== PROBLEM DESCRIPTION ==
Check every line below for the word "define" and copy the ones that have it.

*** Begin section ***

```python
class GaussianRasterizationSettings(NamedTuple):
    image_height: int
    image_width: int
    tanfovx: float
    tanfovy: float
    bg: torch.Tensor
    scale_modifier: float
    viewmatrix: torch.Tensor
    projmatrix: torch.Tensor
    sh_degree: int
    campos: torch.Tensor
    opaque_threshold: float
    depth_threshold: float
# ... 48 lines not shown

    def fused_sort_stats(self):
        out = (C.c_int64 * 18)()
        _lib.check(_lib.load().rtgs_raster_fused_sort_stats_ctx(self.ptr, out), "rtgs_raster_fused_sort_stats")
        names = ("empty", "single", "bitonic", "radix", "launch", "pass2")
        return {n: dict(tiles=int(out[3 * k]), shortest=int(out[3 * k + 1]), longest=int(out[3 * k + 2])) for k, n in enumerate(names)}

    def set_tile_gather(self, mode: int):
        _lib.load().rtgs_raster_set_tile_gather_ctx(self.ptr, int(mode))

    def tile_gather_stats(self):
        out = (C.c_int64 * 6)()
        _lib.check(_lib.load().rtgs_raster_tile_gather_stats_ctx(self.ptr, out), "rtgs_raster_tile_gather_stats")
        return dict(gathered=int(out[0]), fell_back_listed=int(out[1]), fell_back_longest=int(out[2]), fell_back_layout=int(out[3]),
                    chunk=int(out[4]), capacity=int(out[5]))

    def set_loss_signs(self, enable: bool):
        _lib.load().rtgs_raster_set_loss_signs_ctx(self.ptr, int(bool(enable)))

    def loss_signs_stats(self):
        out = (C.c_int64 * 2)()
        _lib.check(_lib.load().rtgs_raster_loss_signs_stats_ctx(self.ptr, out), "rtgs_raster_loss_signs_stats")
        return dict(signs=int(out[0]), floats=int(out[1]))

    def set_speculation(self, enable: bool):
        _lib.load().rtgs_raster_set_speculation_ctx(self.ptr, int(bool(enable)))

    def speculation_stats(self):
        out = (C.c_int64 * 3)()
        _lib.check(_lib.load().rtgs_raster_speculation_stats_ctx(self.ptr, out), "rtgs_raster_speculation_stats")
# ... 308 lines not shown
```

Measured before the change: 3104 units/s.

## Widen loss-sum kernel to 1024-thread blocks and add scan-based slice compaction

```diff
diff --git a/include/rtgs_debug.h b/include/rtgs_debug.h
--- a/include/rtgs_debug.h
+++ b/include/rtgs_debug.h
@@ -25,6 +25,10 @@
 int rtgs_raster_fused_sort_stats_ctx(rtgs_ctx* ctx, int64_t* out18);
 void rtgs_raster_set_tile_gather_ctx(rtgs_ctx* ctx, int mode);
 int rtgs_raster_tile_gather_stats_ctx(rtgs_ctx* ctx, int64_t* out6);
+void rtgs_raster_set_slice_compact_ctx(rtgs_ctx* ctx, int form);
+int rtgs_raster_debug_slice_compact(int32_t P, const uint8_t* zbin, const uint32_t* hist, const uint32_t* rect_area,
+                                    uint32_t cap, uint32_t max_list, uint32_t* ids, uint32_t* ctr8, uint32_t* gbase, int32_t form,
+                                    void* stream);
 void rtgs_raster_set_bwd_debug(int bits);
 void rtgs_raster_set_bwd_stamps(void* dev);
 void rtgs_raster_set_fwd_stamps(void* dev);
@@ -32,6 +36,7 @@
 #define RTGS_ICP_STAMP_WGS 256
 void rtgs_icp_set_stamps(void* dev);
 void rtgs_tsdf_set_dense(int on);
+void rtgs_slam_loss_set_wide(int on);
 
 #ifdef __cplusplus
 }
diff --git a/rtg_slam_amd/csrc/map_ops.hip b/rtg_slam_amd/csrc/map_ops.hip
--- a/rtg_slam_amd/csrc/map_ops.hip
+++ b/rtg_slam_amd/csrc/map_ops.hip
@@ -1,7 +1,9 @@
 #include "../../include/rtgs_raster.h"
+#include "../../include/rtgs_debug.h"
 #include <hip/hip_runtime.h>
 #include <math.h>
 #include <stdint.h>
+#include <stdlib.h>
 #include "adam_common.h"
 #include "activate_common.h"
 
@@ -536,79 +538,83 @@
   }
 }
 
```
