template <MfNoise SRC, bool FS64>
__global__ __launch_bounds__(64 * kMfWaves, 4) void noise_mfma65_kernel(
    const float* __restrict__ mag , const float* __restrict__ x ,
    float* __restrict__ ctl_out , float* __restrict__ out , MfArgs p) {
  __shared__ __attribute__((aligned(16))) unsigned char s_taps_all[2][2 * kMfTapPlane];
  constexpr bool GEN_NOISE = SRC == MfNoise::Gen11;
  constexpr bool SUPPLIED = SRC == MfNoise::Supplied;
  constexpr int kXO = MfX<SRC>::O;
  __shared__ __attribute__((aligned(16))) unsigned char s_x_all[2][MfX<SRC>::BYTES];
  __shared__ __attribute__((aligned(16))) std::conditional_t<GEN_NOISE, MfHandoff, uint4> s_hand[2];
  __shared__ __attribute__((aligned(16))) float s_carry[2][kMfPW][128];
  const int tid = threadIdx.x, lane = tid & 63;
  const int wave = __builtin_amdgcn_readfirstlane(tid >> 6);
  const int mi = lane & 15, mg = lane >> 4;
  const int n_my = p.run_len * ((p.n_runs - (int)blockIdx.x + (int)gridDim.x - 1) / (int)gridDim.x);
#define DDSP_MF_TILE(t, b_, zs_, cont_, ffirst_, rel0_)                                                 \
  uint32_t j_, rw_;                                                                                     \
  const int run_ = (int)blockIdx.x + (int)fastdiv((uint32_t)(t), p.run_len_div, j_) * (int)gridDim.x;   \
  const bool last_ = run_ >= p.n_whole;                                                                 \
  const int bq_ = (int)fastdiv((uint32_t)run_, p.whole_per_row_div, rw_);                               \
  const int b_ = last_ ? run_ - p.n_whole : bq_;                                                        \
  const bool cont_ = j_ != 0u;                                                                          \
  const int zs_ = 64 * ((last_ ? p.runs_per_row - 1 : (int)rw_) * p.run_frames + 32 * (int)j_ - 2);     \
  uint32_t fr_;                                                                                         \
  const int fq_ = (int)fastdiv((uint32_t)(zs_ >= 0 ? zs_ : -zs_ + p.fs - 1), p.fs_div, fr_);            \
  const int ffirst_ = (zs_ >= 0) ? fq_ : -fq_;                                                          \
  const int rel0_ = zs_ - ffirst_ * p.fs

  if (wave < kMfPW) {
    constexpr bool HANDOFF = GEN_NOISE;
    const float kLog10 = 2.302585092994046f;
    const bool designer = wave < kMfPW / 2;
    const int rg = wave & (kMfPW / 2 - 1);
    if (designer)
      *reinterpret_cast<uint4*>(s_taps_all[lane >> 5] + (lane & 1) * kMfTapPlane + (16 * rg + ((lane >> 1) & 15)) * kMfTapRowBytes + 256) = make_uint4(0u, 0u, 0u, 0u);
    for (int i = tid; i < 2 * (kMfRows + 1) * 16; i += 64 * kMfPW) {
      unsigned char* const s_xe = s_x_all[i >= (kMfRows + 1) * 16 ? 1 : 0];
      unsigned char* const s_xo = s_xe + kXO;
      const int ii = i >= (kMfRows + 1) * 16 ? i - (kMfRows + 1) * 16 : i;
      const int e = 80 * (ii >> 4) + (ii & 15);
      *reinterpret_cast<uint16_t*>(s_xe + e * 2) = 0;
      *reinterpret_cast<uint16_t*>(s_xo + (e + 1) * 2) = 0;
      if (!GEN_NOISE) {
        *reinterpret_cast<uint16_t*>(s_xe + kMfXPlane + e * 2) = 0;
        *reinterpret_cast<uint16_t*>(s_xo + kMfXPlane + (e + 1) * 2) = 0;
      }
    }
    const int rrow = 16 * rg + mi;
    auto group_unused = [&](int rel0, int zs, int f_first) -> bool {
      if (FS64) return false;
      uint32_t r_;
      const int last_tap_row = (int)fastdiv((uint32_t)(rel0 + 64 * (kMfRows - 1)), p.fs_div, r_);
      const int own_hi = (int)fastdiv((uint32_t)(zs + 64 * kMfRows - 128), p.fs_div, r_) + 2;
      return 16 * rg > last_tap_row && 16 * rg >= own_hi - f_first;
    };
    PackedF4 rq[4];
    float r_last;
    auto fetch_rows = [&](int tick_of_tile) {
      const int t = min(max(tick_of_tile, 0), n_my - 1);
      DDSP_MF_TILE(t, b, zs, cont, f_first, rel0);
      (void)cont;
      if (group_unused(rel0, zs, f_first)) return;
      const int rfr = f_first + rrow;
      const float* __restrict__ src = mag + ((size_t)b * p.F + ((rfr >= 0 && rfr < p.F) ? rfr : 0)) * 65;
#pragma unroll
      for (int c4 = 0; c4 < 4; ++c4) rq[c4] = *reinterpret_cast<const PackedF4*>(src + 16 * mg + 4 * c4);
      r_last = src[64];
    };
    auto scale_rows = [&](int t, f16x8& be_hi, f16x8& be_lo, f16x8& bo_hi, f16x8& bo_lo, float& m_last, float& t32) -> bool {
      DDSP_MF_TILE(t, b, zs, cont, f_first, rel0);
      uint32_t own_r;
      const int own_lo = (zs < 0) ? 0 : (cont ? (int)fastdiv((uint32_t)(zs - 128), p.fs_div, own_r) : f_first) + 2;
      const int own_hi = (int)fastdiv((uint32_t)(zs + 64 * kMfRows - 128), p.fs_div, own_r) + 2;
      const int rfr = f_first + rrow;
      const bool rvalid = rfr >= 0 && rfr < p.F;
      if (f_first + 16 * rg > p.F + 1 || group_unused(rel0, zs, f_first)) return false;
      float y[16];
#pragma unroll
      for (int c4 = 0; c4 < 4; ++c4) { y[4 * c4] = rq[c4].x; y[4 * c4 + 1] = rq[c4].y; y[4 * c4 + 2] = rq[c4].z; y[4 * c4 + 3] = rq[c4].w; }
      m_last = r_last;
      if (p.scale & 1) {
#pragma unroll
        for (int c = 0; c < 16; ++c) y[c] = exp_sigmoid_fast(y[c] + p.bias, kLog10, 2.0f, 1e-7f);
        m_last = exp_sigmoid_fast(m_last + p.bias, kLog10, 2.0f, 1e-7f);
      }
      if (!rvalid) {
#pragma unroll
        for (int c = 0; c < 16; ++c) y[c] = 0.0f;
        m_last = 0.0f;
      }
      if (ctl_out && rvalid && rfr >= own_lo && rfr < own_hi) {
        float* __restrict__ dst = ctl_out + ((size_t)b * p.F + rfr) * 65;
#pragma unroll
        for (int c4 = 0; c4 < 4; ++c4)
          *reinterpret_cast<PackedF4*>(dst + 16 * mg + 4 * c4) = PackedF4{y[4 * c4], y[4 * c4 + 1], y[4 * c4 + 2], y[4 * c4 + 3]};
        if (mg == 0) dst[64] = m_last;
      }
      float ve[8], vo[8];
#pragma unroll
      for (int e = 0; e < 8; ++e) { ve[e] = y[2 * e]; vo[e] = y[2 * e + 1]; }
      split8(ve, be_hi, be_lo);
      split8(vo, bo_hi, bo_lo);
      const float* __restrict__ c32 = kIr65.c + 32 * kIrRowStride + 8 * mg;
      float part = (mg == 0) ? m_last * kIr65.c[32 * kIrRowStride + 32] : 0.0f;
#pragma unroll
      for (int e = 0; e < 8; ++e) part = fmaf(c32[e], ve[e], part);
      part += __shfl_xor(part, 16);
      part += __shfl_xor(part, 32);
      t32 = kIr65.win[32] * part;
      return true;
    };
    auto make_noise = [&](int tick) {
      if (tick >= 0 && tick + 1 < n_my) {
        DDSP_MF_TILE(tick + 1, b, zs, cont, f_first, rel0);
        (void)rel0; (void)f_first; (void)cont;
        unsigned char* const s_xe = s_x_all[(tick + 1) & 1];
        if constexpr (HANDOFF) mf_noise_tile<SRC, 64 * kMfPW>(tid, b, zs, x, s_xe, s_xe + kXO, p);
        else mf_noise_tile<SRC, 32 * kMfPW>(tid - 32 * kMfPW, b, zs, x, s_xe, s_xe + kXO, p);
      }
    };
    if (!designer) {
      if constexpr (HANDOFF) fetch_rows(1);
#pragma unroll 1
      for (int tick = -1; tick < n_my; ++tick) {
        if constexpr (HANDOFF) {
          if (tick + 2 < n_my) {
            MfHandoff& h = s_hand[(tick + 2) & 1];
            f16x8 be_hi, be_lo, bo_hi, bo_lo;
            float m_last, t32;
            if (scale_rows(tick + 2, be_hi, be_lo, bo_hi, bo_lo, m_last, t32)) {
              h.frag[rg][0][lane] = __builtin_bit_cast(uint4, be_hi);
              h.frag[rg][1][lane] = __builtin_bit_cast(uint4, be_lo);
              h.frag[rg][2][lane] = __builtin_bit_cast(uint4, bo_hi);
              h.frag[rg][3][lane] = __builtin_bit_cast(uint4, bo_lo);
              if (mg == 0) { h.last[rrow] = m_last; h.tap32[rrow] = t32; }
            }
          }
          fetch_rows(tick + 3);
        }
        make_noise(tick);
        __syncthreads();
      }
    } else {
      f16x8 afr[2][2][2];
#pragma unroll
      for (int mt = 0; mt < 2; ++mt)
#pragma unroll
        for (int par = 0; par < 2; ++par)
#pragma unroll
          for (int hl = 0; hl < 2; ++hl) {
            const uint4 v = *reinterpret_cast<const uint4*>(kIr65Frags.v[mt][par][hl][lane]);
            afr[mt][par][hl] = frag(v.x, v.y, v.z, v.w);
          }
      auto design_rows = [&](unsigned char* s_taps, const f16x8& be_hi, const f16x8& be_lo, const f16x8& bo_hi,
                             const f16x8& bo_lo, float m_last, float t32) {
          unsigned char* __restrict__ hrow = s_taps + rrow * kMfTapRowBytes;
          const f32x4 zero = {0.f, 0.f, 0.f, 0.f};
#pragma unroll
          for (int mt = 0; mt < 2; ++mt) {
            f32x4 ea = __builtin_amdgcn_mfma_f32_16x16x32_f16(afr[mt][0][0], be_hi, zero, 0, 0, 0);
            f32x4 oa = __builtin_amdgcn_mfma_f32_16x16x32_f16(afr[mt][1][0], bo_hi, zero, 0, 0, 0);
            f32x4 ex = __builtin_amdgcn_mfma_f32_16x16x32_f16(afr[mt][0][0], be_lo, zero, 0, 0, 0);
            f32x4 ox = __builtin_amdgcn_mfma_f32_16x16x32_f16(afr[mt][1][0], bo_lo, zero, 0, 0, 0);
            ex = __builtin_amdgcn_mfma_f32_16x16x32_f16(afr[mt][0][1], be_hi, ex, 0, 0, 0);
            ox = __builtin_amdgcn_mfma_f32_16x16x32_f16(afr[mt][1][1], bo_hi, ox, 0, 0, 0);
            const f32x4 ev = combine(ea, ex), ov = combine(oa, ox);
            const int n0 = 16 * mt + 4 * mg;
            float g0[4], g1[4];
#pragma unroll
            for (int r = 0; r < 4; ++r) {
              const int n = n0 + r;
              const float e = fmaf(m_last, kIr65.c[n * kIrRowStride + 32], ev[r]);
              const float o = ov[r];
              g0[r] = kIr65.win[n] * (e + o);
              g1[r] = (n >= 1) ? kIr65.win[64 - n] * (e - o) : 0.0f;
            }
            mf_put4(hrow, 64 + n0, g0[0], g0[1], g0[2], g0[3]);
            mf_put4(hrow, n0, g1[0], g1[1], g1[2], g1[3]);
            mf_put4_down(hrow, 64 - n0, true, g0[0], g0[1], g0[2], g0[3]);
            mf_put4_down(hrow, 128 - n0, n0 != 0, g1[0], g1[1], g1[2], g1[3]);
          }
          if (mg == 0) {
            _Float16 h, l;
            split(t32, h, l);
            const uint16_t hb = __builtin_bit_cast(uint16_t, h), lb = __builtin_bit_cast(uint16_t, l);
            *reinterpret_cast<uint16_t*>(hrow + 96 * 2) = hb;
            *reinterpret_cast<uint16_t*>(hrow + kMfTapPlane + 96 * 2) = lb;
            *reinterpret_cast<uint16_t*>(hrow + 32 * 2) = hb;
            *reinterpret_cast<uint16_t*>(hrow + kMfTapPlane + 32 * 2) = lb;
          }
      };
      fetch_rows(0);
      auto designer_tick = [&](int tick, auto scale_here_tag) {
        constexpr bool SCALE_HERE = decltype(scale_here_tag)::value;
        if (tick + 1 < n_my) {
          unsigned char* const s_taps = s_taps_all[(tick + 1) & 1];
          if constexpr (SCALE_HERE) {
            f16x8 be_hi, be_lo, bo_hi, bo_lo;
            float m_last = 0.0f, t32 = 0.0f;
            if (scale_rows(tick + 1, be_hi, be_lo, bo_hi, bo_lo, m_last, t32)) design_rows(s_taps, be_hi, be_lo, bo_hi, bo_lo, m_last, t32);
          } else if constexpr (HANDOFF) {
            DDSP_MF_TILE(tick + 1, b, zs, cont, f_first, rel0);
            (void)b; (void)cont;
            if (f_first + 16 * rg <= p.F + 1 && !group_unused(rel0, zs, f_first)) {
              const MfHandoff& h = s_hand[(tick + 1) & 1];
              design_rows(s_taps, __builtin_bit_cast(f16x8, h.frag[rg][0][lane]), __builtin_bit_cast(f16x8, h.frag[rg][1][lane]),
                          __builtin_bit_cast(f16x8, h.frag[rg][2][lane]), __builtin_bit_cast(f16x8, h.frag[rg][3][lane]),
                          h.last[rrow], h.tap32[rrow]);
            }
          }
        }
        if (!HANDOFF) fetch_rows(tick + 2);
        if constexpr (HANDOFF) make_noise(tick);
        __syncthreads();
      };
      designer_tick(-1, std::true_type{});
#pragma unroll 1
      for (int tick = 0; tick < n_my; ++tick) designer_tick(tick, std::integral_constant<bool, !HANDOFF>{});
    }
  } else {
    const int cw = wave - kMfPW;
    const int p_first = 4 * cw;
    f32x4 kept = {0.f, 0.f, 0.f, 0.f};
    float* kept_ot = nullptr;
    long kept_n = 0;
    int kept_exp = 0;
    const int xsel = ((mi & 1) ? 0 : kXO) + 2 * kMfXStride * 2 * p_first;
    const int second = mg >> 1;
    const int u4 = 79 + kMfXStride * second - 16 * 4 - mi + 8 * (mg & 1);
    const int a_base0 = xsel + ((u4 + 1) >> 1) * 4;
    const int q0 = mi - 4 * second;
    const int b_off = (q0 >= 0 && q0 <= 7) ? (2 * q0 + (mg & 1)) * 16 : 256;
    const int b_ptr0 = (2 * p_first + second) * kMfTapRowBytes + b_off;
    const int lane_off = 16 * mi + 4 * mg;
    auto flush_kept = [&](int parity) {
      if (cw >= 1 && kept_ot != nullptr && mi < 8) {
        const float4 cr = *reinterpret_cast<const float4*>(&s_carry[parity][cw - 1][lane_off]);
        float v[4] = {kept[0] + cr.x, kept[1] + cr.y, kept[2] + cr.z, kept[3] + cr.w};
        if constexpr (SUPPLIED) {
#pragma unroll
          for (int r = 0; r < 4; ++r) v[r] = ldexpf(v[r], kept_exp);
        }
#pragma unroll
        for (int r = 0; r < 4; ++r)
          if (kept_n + lane_off + r >= 0 && kept_n + lane_off + r < p.N) kept_ot[lane_off + r] = v[r];
      }
    };
#pragma unroll 1
    for (int tick = -1; tick < n_my; ++tick) {
      if (tick >= 1) flush_kept((tick - 1) & 1);
      if (tick < 0) {
        DDSP_MF_TILE(0, b, zs, cont, f_first, rel0);
        (void)f_first; (void)rel0; (void)cont;
        mf_noise_tile<SRC, 64 * kMfPW>(tid - 64 * kMfPW, b, zs, x, s_x_all[0], s_x_all[0] + kXO, p);
      }
      bool active = false;
      if (tick >= 0) {
        DDSP_MF_TILE(tick, b, zs, cont, f_first, rel0);
        (void)f_first; (void)b; (void)rel0; (void)cont;
        active = (long)zs + 128L * p_first - p.start < (long)p.N;
      }
      if (active) {
        DDSP_MF_TILE(tick, b, zs, cont, f_first, rel0);
        (void)f_first;
        const bool first_direct = cont && cw == 0;
        const unsigned char* const s_taps = s_taps_all[tick & 1];
        const unsigned char* const s_x = s_x_all[tick & 1];
        float* __restrict__ o = out + (size_t)b * p.N;
        const long n_tile = (long)zs + 128L * p_first - p.start;
        const bool interior = n_tile + (first_direct ? 0 : 128) >= 0 && n_tile + 128 * 4 <= (long)p.N && (((p.start | p.N) & 1) == 0);
        float* __restrict__ ot = o + n_tile;
        int o_exp = 0;
        if constexpr (SUPPLIED) o_exp = pow2_exponent(p.x_absmax[b]);
        f32x4 carry = {0.f, 0.f, 0.f, 0.f};
        if (first_direct && mi < 8) {
          const float4 cr = *reinterpret_cast<const float4*>(&s_carry[(tick - 1) & 1][kMfPW - 1][lane_off]);
          carry = (f32x4){cr.x, cr.y, cr.z, cr.w};
        }
        int a_hi[2], a_lo[2], b_ptr = b_ptr0;
        DDSP_KEEP_IN_VGPR(b_ptr);
        __builtin_assume((b_ptr & 15) == 0);
#pragma unroll
        for (int k = 0; k < 2; ++k) {
          a_hi[k] = a_base0 + 640 * k; a_lo[k] = a_base0 + 640 * k + kMfXPlane;
          DDSP_KEEP_IN_VGPR(a_hi[k]);
          DDSP_KEEP_IN_VGPR(a_lo[k]);
          __builtin_assume((a_hi[k] & 3) == 0);
          __builtin_assume((a_lo[k] & 3) == 0);
        }
        f16x8 fah[3], fal[3], fbh_in[2], fbl_in[2], fbh, fbl;
        auto load_step = [&](int j, int slot) {
          const int it = j / 5, c = j - 5 * it;
          const PackedU4 qh = *reinterpret_cast<const PackedU4*>(s_x + a_hi[it >> 1] + 32 * (4 - c) + 2 * kMfXStride * 2 * (it & 1));
          fah[slot] = frag(qh.x, qh.y, qh.z, qh.w);
          if constexpr (!GEN_NOISE) {
            const PackedU4 ql = *reinterpret_cast<const PackedU4*>(s_x + a_lo[it >> 1] + 32 * (4 - c) + 2 * kMfXStride * 2 * (it & 1));
            fal[slot] = frag(ql.x, ql.y, ql.z, ql.w);
          }
          if (c == 0) {
            const unsigned char* tr;
            if (FS64) {
              tr = s_taps + b_ptr + 2 * kMfTapRowBytes * it;
            } else {
              const int P = p_first + it;
              const int row = (int)(((float)(rel0 + 128 * P + 64 * second) + 0.5f) * p.inv_fs);
              tr = s_taps + row * kMfTapRowBytes + b_off;
            }
            fbh_in[it & 1] = *reinterpret_cast<const f16x8*>(tr);
            fbl_in[it & 1] = *reinterpret_cast<const f16x8*>(tr + kMfTapPlane);
          }
        };
        auto column_up = [](f16x8 v) {
          typedef int i32x4 __attribute__((ext_vector_type(4)));
          const i32x4 w = __builtin_bit_cast(i32x4, v);
          i32x4 o;
#pragma unroll
          for (int k = 0; k < 4; ++k) {
            const int t = w[k];
            o[k] = __builtin_amdgcn_update_dpp(0, t, 0x111, 0xF, 0xF, true);
          }
          return __builtin_bit_cast(f16x8, o);
        };
        load_step(0, 0);
        load_step(1, 1);
        load_step(2, 2);
        __builtin_amdgcn_sched_barrier(0);
        f32x4 acc = {0.f, 0.f, 0.f, 0.f}, acc_hl = {0.f, 0.f, 0.f, 0.f}, acc_lh = {0.f, 0.f, 0.f, 0.f};
        auto pipeline = [&](auto interior_tag) {
          constexpr bool kInterior = decltype(interior_tag)::value;
#pragma unroll
          for (int j = 0; j < 20; ++j) {
            const int it = j / 5, c = j - 5 * it, slot = j % 3;
            if (c == 0) { fbh = fbh_in[it & 1]; fbl = fbl_in[it & 1]; }
            acc = __builtin_amdgcn_mfma_f32_16x16x32_f16(fah[slot], fbh, acc, 0, 0, 0);
            acc_hl = __builtin_amdgcn_mfma_f32_16x16x32_f16(fah[slot], fbl, acc_hl, 0, 0, 0);
            if constexpr (!GEN_NOISE) acc_lh = __builtin_amdgcn_mfma_f32_16x16x32_f16(fal[slot], fbh, acc_lh, 0, 0, 0);
            __builtin_amdgcn_sched_barrier(0);
            if (j + 3 < 20) load_step(j + 3, slot);
            if (c < 4) { fbh = column_up(fbh); fbl = column_up(fbl); }
            __builtin_amdgcn_sched_barrier(0);
            if (c == 4) {
              const f32x4 comb = combine(acc, acc_hl + acc_lh) + carry;
              acc = (f32x4){0.f, 0.f, 0.f, 0.f};
              acc_hl = (f32x4){0.f, 0.f, 0.f, 0.f};
              acc_lh = (f32x4){0.f, 0.f, 0.f, 0.f};
              if (it == 0) kept = comb;
              if (mi < 8 && (it > 0 || first_direct)) {
                const int idx = lane_off + 128 * it;
                f32x4 st4 = comb;
                if constexpr (SUPPLIED) {
#pragma unroll
                  for (int r = 0; r < 4; ++r) { const float v = comb[r]; st4[r] = ldexpf(v, o_exp); }
                }
                if (kInterior) {
                  *reinterpret_cast<float2*>(ot + idx) = make_float2(st4[0], st4[1]);
                  *reinterpret_cast<float2*>(ot + idx + 2) = make_float2(st4[2], st4[3]);
                } else {
#pragma unroll
                  for (int r = 0; r < 4; ++r) {
                    const float v = st4[r];
                    if (n_tile + idx + r >= 0 && n_tile + idx + r < p.N) ot[idx + r] = v;
                  }
                }
              }
#pragma unroll
              for (int r = 0; r < 4; ++r) {
                const float v = comb[r];
                carry[r] = __builtin_bit_cast(float, __builtin_amdgcn_update_dpp(0, __builtin_bit_cast(int, v), 0x108, 0xF, 0xF, true));
              }
              if (it == 3 && mi >= 8)
                *reinterpret_cast<float4*>(&s_carry[tick & 1][cw][lane_off - 128]) = make_float4(comb[0], comb[1], comb[2], comb[3]);
            }
          }
        };
        if (interior) pipeline(std::true_type{});
        else pipeline(std::false_type{});
        kept_ot = ot;
        kept_n = n_tile;
        kept_exp = o_exp;
      } else {
        kept_ot = nullptr;
      }
      __syncthreads();
    }
    flush_kept((n_my - 1) & 1);
  }
#undef DDSP_MF_TILE
}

*** End section ***

== TASK RESULT ==
 #define RTGS_ICP_STAMP_WGS 256
#define DDSP_MF_TILE(t, b_, zs_, cont_, ffirst_, rel0_)                                                 \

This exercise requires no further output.